◆ About this exercise ◆
Nothing in the data may be altered as it is transcribed.

◆ Given data ◆
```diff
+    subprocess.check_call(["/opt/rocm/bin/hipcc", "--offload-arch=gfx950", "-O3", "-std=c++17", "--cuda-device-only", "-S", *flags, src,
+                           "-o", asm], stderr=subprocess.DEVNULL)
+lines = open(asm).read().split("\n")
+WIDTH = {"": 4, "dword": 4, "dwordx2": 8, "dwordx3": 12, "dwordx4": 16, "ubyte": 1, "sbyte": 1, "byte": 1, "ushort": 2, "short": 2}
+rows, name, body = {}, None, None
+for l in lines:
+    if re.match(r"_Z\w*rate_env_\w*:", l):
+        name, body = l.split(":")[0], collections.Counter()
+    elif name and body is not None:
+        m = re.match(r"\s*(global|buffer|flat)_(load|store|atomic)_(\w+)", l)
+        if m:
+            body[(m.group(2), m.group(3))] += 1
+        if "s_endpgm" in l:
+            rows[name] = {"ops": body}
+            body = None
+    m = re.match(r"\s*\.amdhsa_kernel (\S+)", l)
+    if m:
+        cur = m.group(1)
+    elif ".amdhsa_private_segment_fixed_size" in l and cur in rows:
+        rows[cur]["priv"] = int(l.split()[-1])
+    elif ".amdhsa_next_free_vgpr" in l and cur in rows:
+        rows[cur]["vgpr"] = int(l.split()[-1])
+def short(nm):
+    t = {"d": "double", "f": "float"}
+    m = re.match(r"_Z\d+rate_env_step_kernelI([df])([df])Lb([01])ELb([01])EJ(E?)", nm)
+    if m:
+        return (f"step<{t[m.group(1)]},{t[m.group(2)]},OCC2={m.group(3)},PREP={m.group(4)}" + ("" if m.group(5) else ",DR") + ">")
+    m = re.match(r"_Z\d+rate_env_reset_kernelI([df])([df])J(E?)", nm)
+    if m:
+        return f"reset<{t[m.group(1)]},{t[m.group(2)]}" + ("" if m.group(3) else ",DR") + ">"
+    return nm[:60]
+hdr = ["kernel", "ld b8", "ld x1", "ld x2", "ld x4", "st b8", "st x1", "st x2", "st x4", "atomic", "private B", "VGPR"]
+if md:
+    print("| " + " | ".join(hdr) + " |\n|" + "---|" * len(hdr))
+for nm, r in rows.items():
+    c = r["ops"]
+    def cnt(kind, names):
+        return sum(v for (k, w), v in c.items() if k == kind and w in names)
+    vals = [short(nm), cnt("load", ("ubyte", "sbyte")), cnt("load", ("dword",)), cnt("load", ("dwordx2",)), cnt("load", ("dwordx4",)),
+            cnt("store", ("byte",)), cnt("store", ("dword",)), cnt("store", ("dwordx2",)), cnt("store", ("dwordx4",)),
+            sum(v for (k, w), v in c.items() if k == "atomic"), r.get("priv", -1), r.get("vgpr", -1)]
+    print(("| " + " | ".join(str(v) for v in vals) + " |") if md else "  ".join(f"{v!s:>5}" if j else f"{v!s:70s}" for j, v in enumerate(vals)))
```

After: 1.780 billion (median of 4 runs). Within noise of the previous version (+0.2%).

◆ Task output ◆
```diff
+    subprocess.check_call(["/opt/rocm/bin/hipcc", "--offload-arch=gfx950", "-O3", "-std=c++17", "--cuda-device-only", "-S", *flags, src,
+                           "-o", asm], stderr=subprocess.DEVNULL)
+lines = open(asm).read().split("\n")
+WIDTH = {"": 4, "dword": 4, "dwordx2": 8, "dwordx3": 12, "dwordx4": 16, "ubyte": 1, "sbyte": 1, "byte": 1, "ushort": 2, "short": 2}
+rows, name, body = {}, None, None
+for l in lines:
+    if re.match(r"_Z\w*rate_env_\w*:", l):
+        name, body = l.split(":")[0], collections.Counter()
+    elif name and body is not None:
+        m = re.match(r"\s*(global|buffer|flat)_(load|store|atomic)_(\w+)", l)
+        if m:
+            body[(m.group(2), m.group(3))] += 1
+        if "s_endpgm" in l:
+            rows[name] = {"ops": body}
+            body = None
+    m = re.match(r"\s*\.amdhsa_kernel (\S+)", l)
+    if m:
+        cur = m.group(1)
+    elif ".amdhsa_private_segment_fixed_size" in l and cur in rows:
+        rows[cur]["priv"] = int(l.split()[-1])
+    elif ".amdhsa_next_free_vgpr" in l and cur in rows:
+        rows[cur]["vgpr"] = int(l.split()[-1])
+def short(nm):
+    t = {"d": "double", "f": "float"}
+    m = re.match(r"_Z\d+rate_env_step_kernelI([df])([df])Lb([01])ELb([01])EJ(E?)", nm)
+    if m:
+        return (f"step<{t[m.group(1)]},{t[m.group(2)]},OCC2={m.group(3)},PREP={m.group(4)}" + ("" if m.group(5) else ",DR") + ">")
+    m = re.match(r"_Z\d+rate_env_reset_kernelI([df])([df])J(E?)", nm)
+    if m:
+        return f"reset<{t[m.group(1)]},{t[m.group(2)]}" + ("" if m.group(3) else ",DR") + ">"
+    return nm[:60]
+hdr = ["kernel", "ld b8", "ld x1", "ld x2", "ld x4", "st b8", "st x1", "st x2", "st x4", "atomic", "private B", "VGPR"]
+if md:
+    print("| " + " | ".join(hdr) + " |\n|" + "---|" * len(hdr))
+for nm, r in rows.items():
+    c = r["ops"]
+    def cnt(kind, names):
+        return sum(v for (k, w), v in c.items() if k == kind and w in names)
+    vals = [short(nm), cnt("load", ("ubyte", "sbyte")), cnt("load", ("dword",)), cnt("load", ("dwordx2",)), cnt("load", ("dwordx4",)),
+            cnt("store", ("byte",)), cnt("store", ("dword",)), cnt("store", ("dwordx2",)), cnt("store", ("dwordx4",)),
+            sum(v for (k, w), v in c.items() if k == "atomic"), r.get("priv", -1), r.get("vgpr", -1)]
+    print(("| " + " | ".join(str(v) for v in vals) + " |") if md else "  ".join(f"{v!s:>5}" if j else f"{v!s:70s}" for j, v in enumerate(vals)))
```

After: 1.780 billion (median of 4 runs). Within noise of the previous version (+0.2%).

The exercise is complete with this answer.